§ **Directions**:
Copy exactly the lines of the material below, starting with the first and including the line that holds "Metric: Mrays/sec (primary+secondary)".

[Start of section]

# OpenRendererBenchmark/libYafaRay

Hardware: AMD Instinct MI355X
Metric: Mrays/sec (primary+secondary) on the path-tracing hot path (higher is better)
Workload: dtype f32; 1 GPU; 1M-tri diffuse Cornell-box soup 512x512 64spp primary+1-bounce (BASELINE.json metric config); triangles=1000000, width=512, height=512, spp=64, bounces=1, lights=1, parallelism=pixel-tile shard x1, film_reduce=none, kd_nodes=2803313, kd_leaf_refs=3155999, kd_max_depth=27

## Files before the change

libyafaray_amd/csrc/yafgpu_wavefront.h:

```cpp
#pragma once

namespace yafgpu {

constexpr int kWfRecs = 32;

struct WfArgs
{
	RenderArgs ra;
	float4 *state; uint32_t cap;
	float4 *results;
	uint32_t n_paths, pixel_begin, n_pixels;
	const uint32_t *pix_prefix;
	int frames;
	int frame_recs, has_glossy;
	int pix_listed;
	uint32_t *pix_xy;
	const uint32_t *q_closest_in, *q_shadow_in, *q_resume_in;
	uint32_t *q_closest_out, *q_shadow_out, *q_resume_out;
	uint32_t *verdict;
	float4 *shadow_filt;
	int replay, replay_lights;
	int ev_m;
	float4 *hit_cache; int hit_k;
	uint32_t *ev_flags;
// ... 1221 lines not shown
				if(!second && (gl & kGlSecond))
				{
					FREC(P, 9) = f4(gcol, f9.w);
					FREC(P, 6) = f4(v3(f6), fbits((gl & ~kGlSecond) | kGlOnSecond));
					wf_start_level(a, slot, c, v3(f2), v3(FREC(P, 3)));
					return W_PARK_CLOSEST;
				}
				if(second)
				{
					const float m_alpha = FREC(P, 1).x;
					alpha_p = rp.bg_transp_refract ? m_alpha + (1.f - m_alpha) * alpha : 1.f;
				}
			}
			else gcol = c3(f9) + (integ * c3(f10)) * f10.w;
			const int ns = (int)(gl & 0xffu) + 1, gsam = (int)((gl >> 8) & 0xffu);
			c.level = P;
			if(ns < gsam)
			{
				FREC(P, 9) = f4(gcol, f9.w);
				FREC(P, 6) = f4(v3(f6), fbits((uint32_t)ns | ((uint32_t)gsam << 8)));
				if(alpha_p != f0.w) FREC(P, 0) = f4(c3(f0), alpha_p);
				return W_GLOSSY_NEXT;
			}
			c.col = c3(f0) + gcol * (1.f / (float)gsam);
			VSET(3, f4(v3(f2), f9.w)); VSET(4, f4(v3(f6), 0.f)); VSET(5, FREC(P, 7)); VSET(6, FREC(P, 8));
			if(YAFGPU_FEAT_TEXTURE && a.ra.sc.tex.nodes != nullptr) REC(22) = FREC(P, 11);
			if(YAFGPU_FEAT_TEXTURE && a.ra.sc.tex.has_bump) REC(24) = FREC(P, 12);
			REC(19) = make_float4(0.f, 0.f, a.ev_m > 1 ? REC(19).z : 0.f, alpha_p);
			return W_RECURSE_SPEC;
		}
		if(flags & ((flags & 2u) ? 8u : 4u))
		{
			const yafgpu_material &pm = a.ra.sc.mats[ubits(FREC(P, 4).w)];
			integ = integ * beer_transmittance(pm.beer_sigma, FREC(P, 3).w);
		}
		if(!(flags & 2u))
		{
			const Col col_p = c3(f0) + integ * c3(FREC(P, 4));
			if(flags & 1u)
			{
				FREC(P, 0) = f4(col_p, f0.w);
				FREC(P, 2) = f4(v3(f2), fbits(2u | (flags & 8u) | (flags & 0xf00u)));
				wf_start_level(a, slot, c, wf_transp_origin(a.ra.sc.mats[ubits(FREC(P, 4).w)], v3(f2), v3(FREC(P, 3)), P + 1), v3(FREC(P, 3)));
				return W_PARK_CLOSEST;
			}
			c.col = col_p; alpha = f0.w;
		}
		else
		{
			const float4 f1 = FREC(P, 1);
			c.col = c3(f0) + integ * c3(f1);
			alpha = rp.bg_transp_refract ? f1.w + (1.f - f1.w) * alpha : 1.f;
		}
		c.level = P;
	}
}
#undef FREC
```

[End of section]

§ **Answer below**:
# OpenRendererBenchmark/libYafaRay

Hardware: AMD Instinct MI355X
Metric: Mrays/sec (primary+secondary) on the path-tracing hot path (higher is better)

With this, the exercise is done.